1\. consumer internet 2\. WIFI 3\. the first laptop with more than an hours
charge capacity 4\. the first tablet/smartphones 5\. the incredible increases
in bandwidth 6\. the invention of mobile internet 7\. the invention of google
maps 8\. the invention of code completion and inteligent IDEs. 9\. the first
interactive account based web services (web 2.0) 10\. the laser mouse 12\.
working touch interfaces 13\. the consumer digital camera 14\. voice streaming
15\. video streaming 16\. hardware virtualization 17\. the consumer 3D printer
18\. the consumer CNC kit 19\. bluetooth 20\. the quadrocopter 21\. wacom
stylus interface over a glass screen 22\. USB ports (might not seem like much
now, but wow did that change things!) 23\. CD roms 24\. the push notification
25\. distributed version control 26\. automated software updates 27\. consumer
LCD monitors

That's all I can think of for now, but I'm sure there are more...
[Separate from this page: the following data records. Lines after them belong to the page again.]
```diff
diff --git a/deltapq_amd/csrc/dpq_tables.h b/deltapq_amd/csrc/dpq_tables.h
--- a/deltapq_amd/csrc/dpq_tables.h
+++ b/deltapq_amd/csrc/dpq_tables.h
@@ -9,7 +9,7 @@
 
 hipError_t launch_tables_ingest(const float* d_tables, int nq, int n_slots, int M, int K, float* d_lut32, float* d_lut_min,
                                 uint32_t* d_overflow, const uint8_t* d_relabel, float* d_lut_labels, uint32_t* d_tight_hist,
-                                uint32_t* d_bad, hipStream_t stream);
+                                uint32_t* d_bad, float* d_lut_stat, hipStream_t stream);
 
 hipError_t launch_ip_tables(const float* d_codebook, const float* d_queries, int nq, int M, int K, int Ds, float* d_tables,
                             float* d_bias, hipStream_t stream);
diff --git a/deltapq_amd/csrc/dpq_tables.hip b/deltapq_amd/csrc/dpq_tables.hip
--- a/deltapq_amd/csrc/dpq_tables.hip
+++ b/deltapq_amd/csrc/dpq_tables.hip
@@ -7,36 +7,47 @@
 
 namespace dpq {
 
-__global__ __launch_bounds__(256) void tables_ingest_kernel(const float* __restrict__ tables, int nq, int n_slots, int M,
-                                                             int K, float* __restrict__ lut, float* __restrict__ lut_min,
-                                                             uint32_t* __restrict__ overflow,
-                                                             const uint8_t* __restrict__ relabel,
-                                                             float* __restrict__ lut_labels,
-                                                             uint32_t* __restrict__ tight_hist, uint32_t* __restrict__ bad) {
+__global__ __launch_bounds__(64) void tables_ingest_kernel(const float* __restrict__ tables, int nq, int n_slots, int M,
+                                                            int K, float* __restrict__ lut, float* __restrict__ lut_min,
+                                                            uint32_t* __restrict__ overflow,
+                                                            const uint8_t* __restrict__ relabel,
+                                                            float* __restrict__ lut_labels,
+                                                            uint32_t* __restrict__ tight_hist, uint32_t* __restrict__ bad,
+                                                            float* __restrict__ lut_stat) {
     __builtin_amdgcn_s_setprio(DPQ_UNDER_SCAN_PRIO);
-    const int q = blockIdx.x, m = blockIdx.y, k = threadIdx.x;
+    const int q = blockIdx.x, m = blockIdx.y, lane = threadIdx.x;
     if (m == 0) {
-        if (k == 0 && overflow) overflow[q] = 0;
+        if (lane == 0 && overflow) overflow[q] = 0;
         if (tight_hist)
-            for (int i = k; i < kTightWords; i += 256) tight_hist[(size_t)q * kTightWords + i] = 0;
+            for (int i = lane; i < kTightWords; i += 64) tight_hist[(size_t)q * kTightWords + i] = 0;
     }
     if (q >= nq) return;
-    float v = INFINITY;
-    if (k < K) {
-        v = tables[((size_t)q * M + m) * K + k];
-        if (!(v >= 0.0f)) {
-            v = INFINITY;
-            *bad = 1u;
+    const size_t row = ((size_t)q * M + m) * 256;
+    uint32_t x[1][kLutRowRegs];
+#pragma unroll
+    for (int r = 0; r < kLutRowRegs; ++r) {
+        const int k = lane + 64 * r;
+        float v = INFINITY;
+        if (k < K) {
+            v = tables[((size_t)q * M + m) * K + k];
+            if (!(v >= 0.0f)) {
+                v = INFINITY;
+                *bad = 1u;
+            }
         }
+        uint32_t b = __float_as_uint(v);
+        if (b == 0x80000000u) b = 0u;
+        x[0][r] = b;
+        lut[row + k] = __uint_as_float(b);
+        if (lut_labels) lut_labels[row + relabel[m * 256 + k]] = __uint_as_float(b);
     }
-    uint32_t b = __float_as_uint(v);
-    if (b == 0x80000000u) b = 0u;
-    v = __uint_as_float(b);
-    lut[((size_t)q * M + m) * 256 + k] = v;
-    if (lut_labels) lut_labels[((size_t)q * M + m) * 256 + relabel[m * 256 + k]] = v;
-#pragma unroll
-    for (int o = 32; o > 0; o >>= 1) b = min(b, (uint32_t)__shfl_xor((int)b, o));
-    if ((k & 63) == 0) lut_min[((size_t)q * M + m) * kLutMinParts + (k >> 6)] = __uint_as_float(b);
+    const float mn = __uint_as_float(row_min_bits(x[0]));
+    if (lane == 0) *reinterpret_cast<float4*>(lut_min + ((size_t)q * M + m) * kLutMinParts) = make_float4(mn, mn, mn, mn);
+    if (lut_stat) {
+        uint32_t st[1];
+        row_rank_bits<1>(x, st);
+        if (lane == 0) lut_stat[(size_t)q * M + m] = __uint_as_float(st[0]);
+    }
 }
 
 __global__ __launch_bounds__(256) void ip_tables_kernel(const float* __restrict__ codebook, const float* __restrict__ queries,
@@ -98,12 +109,13 @@
 
 hipError_t launch_tables_ingest(const float* d_tables, int nq, int n_slots, int M, int K, float* d_lut32, float* d_lut_min,
                                 uint32_t* d_overflow, const uint8_t* d_relabel, float* d_lut_labels, uint32_t* d_tight_hist,
-                                uint32_t* d_bad, hipStream_t stream) {
+                                uint32_t* d_bad, float* d_lut_stat, hipStream_t stream) {
     if (nq <= 0) return hipSuccess;
+    if (K < 1 || K > 256) return hipErrorInvalidValue;
     n_slots = std::max(n_slots, nq);
-    hipLaunchKernelGGL(tables_ingest_kernel, dim3((unsigned)n_slots, (unsigned)M), dim3(256), 0, stream, d_tables, nq, n_slots,
+    hipLaunchKernelGGL(tables_ingest_kernel, dim3((unsigned)n_slots, (unsigned)M), dim3(64), 0, stream, d_tables, nq, n_slots,
                        M, K, d_lut32, d_lut_min, d_overflow, d_relabel, d_relabel ? d_lut_labels : nullptr, d_tight_hist,
-                       d_bad);
+                       d_bad, M == 8 ? d_lut_stat : nullptr);
     return hipGetLastError();
 }
 
diff --git a/include/deltapq_amd.h b/include/deltapq_amd.h
--- a/include/deltapq_amd.h
+++ b/include/deltapq_amd.h
@@ -444,6 +444,9 @@
 int dpq_debug_strand1_stamps(dpq_index* idx, unsigned long long* out, int n_words);
 int dpq_debug_filter_tables(dpq_index* idx, int lane, void* out, int64_t bytes);
 int dpq_debug_relabel(dpq_index* idx, unsigned char* out, int bytes);
+int dpq_debug_table_build(dpq_index* idx, const float* queries, const float* tables, int nq, int n_slots, float* lut32,
+                          float* lut_labels, float* lut_min, float* lut_stat, uint32_t* cand_count, uint32_t* overflow,
+                          uint32_t* tight);
 
 #ifdef __cplusplus
 }
```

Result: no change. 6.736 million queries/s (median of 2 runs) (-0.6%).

Almost all of those things were invented since I was 10ish, so there should be
>1 really world shaking real, buy it on the shelf today, type techs per year.

The only such consumer technology that has come to my attention in the past 3
years is the electric bicycle, and that has yet to shake the world.

What recent real, actually existing technology has impacted reality to the
extend that the ones that I listed have? Siri?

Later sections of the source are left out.